Самое главное — это национализм. Советский режим всегда по сути старался быть националистическим, только период позднего Сталина, который просто глупо копировал Гитлера с 43-го года, — но в общем-то коммунистический режим старался быть националистическим. Не всегда это получалось, с евреями были особенные отношения, пятый пункт известный, — но в общем старался. Новая общность, советский народ, все это есть и сейчас. Никто не говорит — сейчас все российские, Сейчас все русские. Восторг — русские идут, вперед! А в Чечне говорят — чеченцы идут! Татары идут! Национализм, с которого все началось, — итальянский фашизм, эта борьба — типичное свойство тоталитарных режимов западных. Так что сейчас у нас формируется, пока что формируется режим, как у нас шутили в свое время, — что такое шашлык из мороженого мяса? Нет, я анекдот рассказал не с той стороны. Я хотел сказать: армянское радио спрашивает, что такое — национальное по форме и социалистическое но содержанию? — Шашлык из мороженого мяса. Вот, договорились. Так вот, понимаете, у нас сейчас тоже формируется такой шашлык. У нас обертка социалистическая. А сущность — кооперативное государство фашистского типа.
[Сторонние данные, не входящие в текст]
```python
import hashlib
import re
import struct
from functools import lru_cache
from pathlib import Path
from typing import Dict, List, Optional, Tuple

BUNDLE_MAGIC = b"__CLANG_OFFLOAD_BUNDLE__"
KERNEL_ID_SCHEME = 2
HASHED_SECTIONS = (".text", ".rodata", ".data")


def _sections(elf: bytes) -> Dict[str, Tuple[int, int, int]]:
    if elf[:4] != b"\x7fELF" or elf[4] != 2 or elf[5] != 1:
        raise ValueError("not a little-endian ELF64 image")
    shoff, = struct.unpack_from("<Q", elf, 0x28)
    shentsize, shnum, shstrndx = struct.unpack_from("<HHH", elf, 0x3A)
    heads = []
    for k in range(shnum):
        name, typ, _flags, _addr, off, size = struct.unpack_from("<IIQQQQ", elf, shoff + k * shentsize)
        heads.append((name, typ, off, size))
    _, _, stroff, strsize = heads[shstrndx]
    strtab = elf[stroff:stroff + strsize]
# ... 172 lines not shown
        h.update(name.encode() + b"\0" + struct.pack("<Q", size) + bytes(body))
    return h.hexdigest()[:16], [s[0] for s in syms if s[1] == 2]


def mangled_fragment(kernel: str) -> Optional[str]:
    m = re.search(r"([A-Za-z_][A-Za-z0-9_]*)\s*<([^<>]*)>\s*(?:\(|$)", kernel.strip())
    if not m:
        m = re.search(r"([A-Za-z_][A-Za-z0-9_]*)\s*(?:\(|$)", kernel.strip())
        return f"{len(m.group(1))}{m.group(1)}" if m else None
    name, args = m.group(1), [a.strip() for a in m.group(2).split(",") if a.strip()]
    enc = ""
    for a in args:
        if not re.fullmatch(r"-?\d+", a):
            return None
        enc += f"Li{'n' + a[1:] if a.startswith('-') else a}E"
    return f"{len(name)}{name}I{enc}E"


class DeviceCode:

    def __init__(self, path):
        self.path = str(path)
        objs = code_objects(fatbin(path))
        self.units = [unit_digest(e) for e in objs]
        self.kernels: Dict[str, str] = {}
        for e in objs:
            self.kernels.update(kernel_digests(e))
        self.library_id = hashlib.sha256("\n".join(sorted(u for u, _ in self.units)).encode()).hexdigest()[:16]

    def unit_of_kernel(self, kernel: str) -> Optional[str]:
        frag = mangled_fragment(kernel)
        if not frag:
            return None
        hits = sorted({u for u, syms in self.units if any(frag in s for s in syms)})
        return hits[0] if len(hits) == 1 else None

    def kernel_id(self, kernel: str) -> Optional[str]:
        frag = mangled_fragment(kernel)
        if not frag:
            return None
        hits = sorted({k for name, k in self.kernels.items() if frag in name})
        return hits[0] if len(hits) == 1 else None

    def record(self, kernel: Optional[str] = None) -> dict:
        rec = {"library_id": self.library_id}
        if kernel:
            rec["kernel"] = kernel
            rec["unit_id"] = self.unit_of_kernel(kernel)
            rec["kernel_id"] = self.kernel_id(kernel)
            rec["kernel_id_scheme"] = KERNEL_ID_SCHEME
        return rec


@lru_cache(maxsize=8)
def _cached(path: str, mtime: float, size: int) -> DeviceCode:
    return DeviceCode(path)


def device_code(path) -> DeviceCode:
    p = Path(path).resolve()
    st = p.stat()
    return _cached(str(p), st.st_mtime, st.st_size)


if __name__ == "__main__":
    import json
    import sys
    args = sys.argv[1:]
    lib = args[0] if args and args[0].endswith((".so", ".o")) or (args and ".so." in args[0]) else None
    if lib is None:
        from rlshaders_amd.build import LIB
        lib, names = LIB, args
    else:
        names = args[1:]
    dc = DeviceCode(lib)
    out = {"library": str(lib), "library_id": dc.library_id, "units": len(dc.units)}
    if names:
        out["kernels"] = {k: {"unit_id": dc.unit_of_kernel(k), "kernel_id": dc.kernel_id(k)} for k in names}
    else:
        out["unit_ids"] = sorted(u for u, _ in dc.units)
    print(json.dumps(out, indent=1))
```

rlshaders_amd/csrc/context.hip:

```cpp
#include <stdarg.h>
#include <stdlib.h>
#include <string.h>

#include "rls_internal.hpp"

namespace {
thread_local char g_error[512] = "";
}

namespace rlsh {

void set_error(const char *fmt, ...)
{
    va_list ap;
    va_start(ap, fmt);
    vsnprintf(g_error, sizeof(g_error), fmt, ap);
    va_end(ap);
}

rls_status hip_fail(hipError_t e, const char *what)
{
    set_error("HIP error %d (%s) in %s", (int)e, hipGetErrorString(e), what);
    (void)hipGetLastError();
    return e == hipErrorOutOfMemory ? RLS_ERR_OUT_OF_MEMORY : RLS_ERR_HIP;
}

}

using namespace rlsd;

extern "C" {

const char *rls_last_error(void) { return g_error; }

const char *rls_status_string(rls_status s)
{
    switch (s) {
    case RLS_OK: return "ok";
    case RLS_ERR_INVALID_ARGUMENT: return "invalid argument";
    case RLS_ERR_NO_DEVICE: return "no HIP device";
    case RLS_ERR_HIP: return "HIP runtime error";
    case RLS_ERR_OUT_OF_MEMORY: return "out of device memory";
    case RLS_ERR_UNSUPPORTED: return "unsupported";
    case RLS_ERR_ABORTED: return "stopped by a callback";
    default: return "unknown status";
    }
}

int rls_version(void) { return RLS_VERSION_MAJOR * 1000 + RLS_VERSION_MINOR; }

rls_status rls_context_create(int device_ordinal, rls_context **out)
{
    RLS_REQUIRE(out != nullptr, "out is NULL");
    *out = nullptr;
    int count = 0;
    hipError_t e = hipGetDeviceCount(&count);
    if (e != hipSuccess || count <= 0) {
        rlsh::set_error("rls_context_create: no HIP device visible (%s)",
                        e == hipSuccess ? "count = 0" : hipGetErrorString(e));
        return RLS_ERR_NO_DEVICE;
    }
    if (device_ordinal < 0 || device_ordinal >= count) {
        rlsh::set_error("rls_context_create: device %d out of range [0, %d)", device_ordinal, count);
        return RLS_ERR_NO_DEVICE;
    }
    RLS_HIP_TRY(hipSetDevice(device_ordinal));
    hipDeviceProp_t prop;
    RLS_HIP_TRY(hipGetDeviceProperties(&prop, device_ordinal));

    rls_context *ctx = (rls_context *)calloc(1, sizeof(rls_context));
    if (!ctx) { rlsh::set_error("rls_context_create: host allocation failed"); return RLS_ERR_OUT_OF_MEMORY; }
    ctx->device = device_ordinal;
    ctx->compute_units = prop.multiProcessorCount > 0 ? prop.multiProcessorCount : 256;
    ctx->blocks_per_cu = 64;
    if (const char *s = getenv("RLS_BLOCKS_PER_CU")) {
        int v = atoi(s);
        if (v >= 1 && v <= 4096) ctx->blocks_per_cu = v;
    }
    hipError_t e1 = hipStreamCreateWithFlags(&ctx->own_stream, hipStreamNonBlocking);
    hipError_t e2 = e1 == hipSuccess ? hipEventCreate(&ctx->ev_start) : e1;
    hipError_t e3 = e2 == hipSuccess ? hipEventCreate(&ctx->ev_stop) : e2;
    if (e3 == hipSuccess) e3 = hipEventCreate(&ctx->ev_probe_start);
    if (e3 == hipSuccess) e3 = hipEventCreate(&ctx->ev_probe_stop);
    hipError_t e4 = e3 == hipSuccess ? hipMalloc((void **)&ctx->scratch_u64, sizeof(unsigned long long)) : e3;
    if (e4 != hipSuccess) {
        rls_status st = rlsh::hip_fail(e4, "rls_context_create");
        rls_context_destroy(ctx);
        return st;
    }
    ctx->stream = ctx->own_stream;
    *out = ctx;
    return RLS_OK;
}

void rls_context_destroy(rls_context *ctx)
{
    if (!ctx) return;
    (void)hipSetDevice(ctx->device);
    if (ctx->capturing) {
        hipGraph_t g = nullptr;
        if (hipStreamEndCapture(ctx->stream, &g) == hipSuccess && g) (void)hipGraphDestroy(g);
        (void)hipGetLastError();
    }
    if (ctx->own_stream) (void)hipStreamSynchronize(ctx->own_stream);
    if (ctx->scratch_u64) (void)hipFree(ctx->scratch_u64);
    if (ctx->stamp_buf) (void)hipFree(ctx->stamp_buf);
    if (ctx->ev_start) (void)hipEventDestroy(ctx->ev_start);
    if (ctx->ev_stop) (void)hipEventDestroy(ctx->ev_stop);
    if (ctx->ev_probe_start) (void)hipEventDestroy(ctx->ev_probe_start);
    if (ctx->ev_probe_stop) (void)hipEventDestroy(ctx->ev_probe_stop);
    if (ctx->own_stream) (void)hipStreamDestroy(ctx->own_stream);
    free(ctx);
}

int rls_device_count(void)
{
    int n = 0;
    if (hipGetDeviceCount(&n) != hipSuccess) { (void)hipGetLastError(); return 0; }
    return n;
}

rls_status rls_shard_range(int64_t total, int rank, int world, int64_t *first, int64_t *count)
{
    RLS_REQUIRE(first != nullptr && count != nullptr, "NULL argument");
    RLS_REQUIRE(world >= 1 && rank >= 0 && rank < world && total >= 0, "bad shard request");
    const __int128 lo = (__int128)total * rank / world, hi = (__int128)total * (rank + 1) / world;
    *first = (int64_t)lo;
    *count = (int64_t)(hi - lo);
    return RLS_OK;
}

rls_status rls_context_set_stream(rls_context *ctx, void *hip_stream)
{
    RLS_REQUIRE(ctx != nullptr, "ctx is NULL");
    RLS_REQUIRE(!ctx->capturing, "not allowed while a launch graph is being recorded");
    ctx->stream = (hipStream_t)hip_stream;
    return RLS_OK;
}

rls_status rls_context_use_own_stream(rls_context *ctx)
{
    RLS_REQUIRE(ctx != nullptr, "ctx is NULL");
    RLS_REQUIRE(!ctx->capturing, "not allowed while a launch graph is being recorded");
// ... 514 lines not shown
```

rlshaders_amd/csrc/ggx.hip:

```cpp
#include "rls_internal.hpp"

using namespace rlsd;

namespace {

using namespace rlsh;

#define RLS_GGX_ARGS(a0) reload_args(a0)

enum { MIXED = 0, STREAMED_ALL = 1, UNIFORM_MATERIAL = 2 };

template <int MODE>
__device__ __forceinline__ Ggx load_closure(const rls_ggx_closure &c, Idx i, const GgxMaterial &um)
{
    constexpr bool STREAMED = MODE == STREAMED_ALL;
    V3 wo = ld3(c.wo, i), N = ld3(c.N, i), T = ld3(c.T, i);
    const PIndex<Idx> k = pindex<MODE == MIXED>(c.materials, i);
    float kr, kg, kb;
    ldrgb<STREAMED>(c.KsColor, k, kr, kg, kb);
    if (MODE == UNIFORM_MATERIAL)
        return ggx_from_material(um, wo, N, T, c.exiting ? (c.exiting[i.full()] != 0) : false, kr, kg, kb);
    float rough = ldp<STREAMED>(c.specularRoughness, k);
    float ior = ldp<STREAMED>(c.ior, k);
    float aniso = ldp<STREAMED>(c.anisotropic, k);
    bool exiting = c.exiting ? (c.exiting[i.full()] != 0) : false;
    return ggx_make(wo, N, T, exiting, kr, kg, kb, ior, rough, aniso);
}

#ifndef RLS_GGX_WAVES
#define RLS_GGX_WAVES(OP) ((OP) == OP_EVAL ? 6 : 8)
#endif
#define RLS_GGX_ATTR(OP) __launch_bounds__(rlsh::kBlock) __attribute__((amdgpu_waves_per_eu(RLS_GGX_WAVES(OP), RLS_GGX_WAVES(OP))))
template <int OP, int FAST_MATH, int MODE>
__device__ __forceinline__ void ggx_body(const GgxIO &a0)
{
    if (OP == OP_SAMPLE || OP == OP_FUSED || OP == OP_REFLECT_REFRACT || OP == OP_REFRACT || OP == OP_MICROFACET)
        stage_libm_tables();
    GgxMaterial um = {};
    if (MODE == UNIFORM_MATERIAL) {
        const rls_ggx_closure &c = a0.c;
        um = ggx_material_wave_uniform(ggx_material(c.ior.u, c.specularRoughness.u, c.anisotropic.u));
    }
    const TileRange tiles = tile_range(a0.n);
    for (int64_t base = tiles.first; base < tiles.end; base += tiles.step) {
        const Idx i = make_idx(base);
        if (i.full() >= a0.n) continue;
        const GgxIO a = RLS_GGX_ARGS(a0);
        Ggx g = load_closure<MODE>(a.c, i, um);

        if (OP == OP_SAMPLE || OP == OP_FUSED || OP == OP_REFLECT_REFRACT) {
            float rx = ldg(a.rx, i), ry = ldg(a.ry, i);
            VndfView w = vndf_view(g.view, g.fr, g.ax, g.ay);
            V3 M, M2;
            if (OP == OP_REFLECT_REFRACT) {
                float rx2 = ldg(a.rx2, i), ry2 = ldg(a.ry2, i);
                vndf_microfacet_pair(w, g.fr, rx, ry, w, g.fr, rx2, ry2, M, M2);
            } else {
                M = vndf_microfacet(w, g.fr, rx, ry);
            }
            V3 L = reflect_direction(g.view, M);
            float F = ggx_fresnel(g, L, M);
            {
                const GgxIO b = RLS_GGX_ARGS(a0);
                st3(b.wi, i, L);
                if (b.fresnel) stg(b.fresnel, i, F);
            }
            if (OP != OP_SAMPLE) {
                float fr, fg, fb, pdf;
                ggx_eval_pdf<true, true>(g, L, fr, fg, fb, pdf);
                const GgxIO b = RLS_GGX_ARGS(a0);
                strgb(b.f, i, fr, fg, fb);
                stg(b.pdf, i, pdf);
            }
            if (OP == OP_REFLECT_REFRACT) {
                V3 dir;
                ggx_refract(g, M2, dir);
                const float wgt = ggx_sample_weight(g, g.view, dir, M2);
                const GgxIO b = RLS_GGX_ARGS(a0);
                st3(b.wt, i, dir);
                stg(b.weight, i, wgt);
            }
// ... 3 lines not shown
            strgb(a.f, i, fr, fg, fb);
        } else if (OP == OP_PDF) {
            stg(a.pdf, i, ggx_pdf(g, ld3(a.cwi, i)));
        } else if (OP == OP_REFRACT) {
            float rx = ldg(a.rx, i), ry = ldg(a.ry, i);
            VndfView w = vndf_view(g.view, g.fr, g.ax, g.ay);
            V3 M = vndf_microfacet(w, g.fr, rx, ry);
            V3 dir;
            bool ok = ggx_refract(g, M, dir);
            st3(a.wt, i, dir);
            stg(a.weight, i, ggx_sample_weight(g, g.view, dir, M));
            if (a.refracted) a.refracted[i.full()] = ok ? 1 : 0;
        } else if (OP == OP_MICROFACET) {
            float rx = ldg(a.rx, i), ry = ldg(a.ry, i);
            V3 M;
            if (a.kernel == RLS_KERNEL_NDF) {
                M = ndf_microfacet(g, rx, ry);
            } else {
                VndfView w = vndf_view(g.view, g.fr, g.ax, g.ay);
                M = vndf_microfacet(w, g.fr, rx, ry);
            }
            st3(a.wi, i, M);
        } else if (OP == OP_NDF_PDF) {
            V3 H = normalize(g.view + ld3(a.cwi, i));
            stg(a.pdf, i, ndf_pdf(g, g.view, H));
        }
    }
}
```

И оно постепенно формируется. И если оно воспроизведется в следующем поколении, оно будет намного изощреннее, и люди типа того же Рогозина, образованные люди прекрасно понимают, кто будет управлять этим государством. То есть если еще Владимир Владимирович Путин старшего поколения, и больше действует в системе игры на его поле, то эти уже просто делают все очень сознательно. Так что перед нами с вами стоит серьезная задача, понимаете? Или мы соглашаемся на авторитарную, автаркичную с перспективой создания фашистского плана — по сути, советского — по внешней форме государства, или мы приступаем к серьезным реформам демилитаризации, болезненным для всех и нелегким, которые в перспективе помогут построить Россию, которую будут уважать, любить и не будут бояться. Спасибо.